Utilization of soda residue and ground granulated blast furnace slag to stabilize/solidify sewage sludge in leachate soaking environment

doi: 10.1016/j.wse.2021.08.007

  • School of Civil Engineering, Architectural and Environment, Hubei University of Technology, Wuhan 430068, China

Funds:

This work was supported by the National Natural Science Foundation of China (Grant No. 41772332) and the Major Project of Technical Innovation in Hubei Province (Grant No. 2017ACA090).

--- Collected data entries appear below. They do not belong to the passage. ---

template <int NB, int NM, int NS, int RM = kSpecRMax, bool ZP = true>
__global__ __launch_bounds__(256, 2) void chain_zpn_kernel(ZpArgs g) {
    constexpr int D = 32 - NB, S = 256 * NB, NHI = NB - 16, NP = (NB + 1) / 2;
    static_assert(NB >= 20 && NB <= 30, "rows per block");
    extern __shared__ fft::cube::C2 cube_lds[];
    const int Rt = g.R;
    const int R = ZP ? g.R : 0;
    const int Rf = g.Rf, nh = g.nh, ns = 2 * nh;
    constexpr int NMROWS = 2 * NS + (ZP ? 2 * NM : 0);
    double *xl = reinterpret_cast<double *>(cube_lds) + 2 * fft::cube::SLOTS;
    double *fitbuf = xl;
    double *kapP = fitbuf + ns;
    double *knu = kapP + 2 * Rt * NS * 2;
    double *lrow = knu + (ZP ? Rt * NM * 2 : 0);
    double *ptab = lrow + NM * 2;
    double *mtab = ptab + 20 * NM * 2;
    fft::cube::C2 *tw2l = reinterpret_cast<fft::cube::C2 *>(mtab + NMROWS * ns);
    const FirArgs &a = g.f;
    const int t = threadIdx.x, run = blockIdx.x, c = blockIdx.y;
    const int L = 256 * R;
    const double *xr = a.x + (int64_t)c * a.ldx;
    const int64_t n = g.n, n0 = g.n0;
    double *y0r = g.y0 ? g.y0 + (int64_t)c * g.ldy0 : nullptr;
    double *yr = a.y + (int64_t)c * a.ldy - n0;
    double *ho = g.held_out + (int64_t)c * L;
    const int p0 = __builtin_amdgcn_readfirstlane(
        (int)(ZP ? zp_run_start(run, g.W, g.nruns, g.wclose) : ((int64_t)run * g.W) / g.nruns));
    const int p1 = __builtin_amdgcn_readfirstlane(
        (int)(ZP ? zp_run_start(run + 1, g.W, g.nruns, g.wclose) : ((int64_t)(run + 1) * g.W) / g.nruns));
    const int first = run == 0 ? 0 : p0 - 1;
    const int lastf = p1 - 1;
    const bool closes = run == g.nruns - 1;

    NegaWindow<NHI> P{a, cube_lds, tw2l};
    {
        fft::cube::TwPow w2;
        fft::nega::tw_load(t, a.tb, P.tw1, w2);
        if (t < 16) {
#pragma unroll
            for (int q = 0; q < 4; ++q) tw2l[16 * q + t] = fft::cube::C2{w2.r[q], w2.i[q]};
        }
    }
    double cr[D];
#pragma unroll
    for (int j = 0; j < D; ++j) cr[j] = 0.0;
    if (first <= lastf) zp_request_rows<NP>(xr + (int64_t)first * S, NB, t, cube_lds);
    {
        const int ntab = NM * 2 + 20 * NM * 2 + NMROWS * ns;
#pragma unroll 8
        for (int i = t; i < ntab; i += 256) lrow[i] = g.Lrow[i];
    }
    for (int i = t; i < 2 * Rt * NS * 2; i += 256) kapP[i] = 0.0;
    double held[RM];
#pragma unroll
    for (int r = 0; r < RM; ++r) held[r] = 0.0;
    bool bad = ZP ? g.nanpos[c] != 0x7fffffffffffffffLL : false;
    int64_t bad_at = 0;
    int par = 0;
    int younger = -1;
    __syncthreads();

  • Received Date: 2020-10-25
  • Accepted Date: 2021-05-21
    • Available Online: 2021-12-15
    Abstract
  • This study investigated sewage sludge stabilized/solidified with soda residue (SR) and ground granulated blast furnace slag (GGBS) after being dewatered with quicklime. The soaking durability test was conducted on the solidified sludge in tap water or landfill leachate. The toxicity and mineralogical characteristics of the solidified sludge were evaluated. The results showed that the unconfined compressive strength (UCS) of the solidified sludge met the strength requirement for use as a temporary cover material (≥50 kPa) for a short time (< 7 d). The solidified sludge had considerable soaking durability because UCS increased with the soaking time. The increase in the GGBS dosage improved the soaking durability of the solidified sludge. The UCS values of sludge solidified with 50% SR and 30% GGBS (sample S5G3) and with 80% SR (sample S8G0) after soaking in leachate for 60 d were 712.9 and 82.6 kPa, respectively. The X-ray diffraction (XRD) analysis indicated that hydration products, such as ettringite, Friedel's salt, gismondine, brushite, and hydrocalumite, contributed to the strength, soaking durability, and leach-ability performance of the solidified sludge. The inhibition of some hydration reactions and precipitation of ettringite and calcite on the surface of the specimens soaked in leachate led to a lower strength than that soaked in tap water. Sample S5G3 has the potential to be used as a filling or construction material, and sample S8G0 is suitable to be used as a temporary cover material in landfill.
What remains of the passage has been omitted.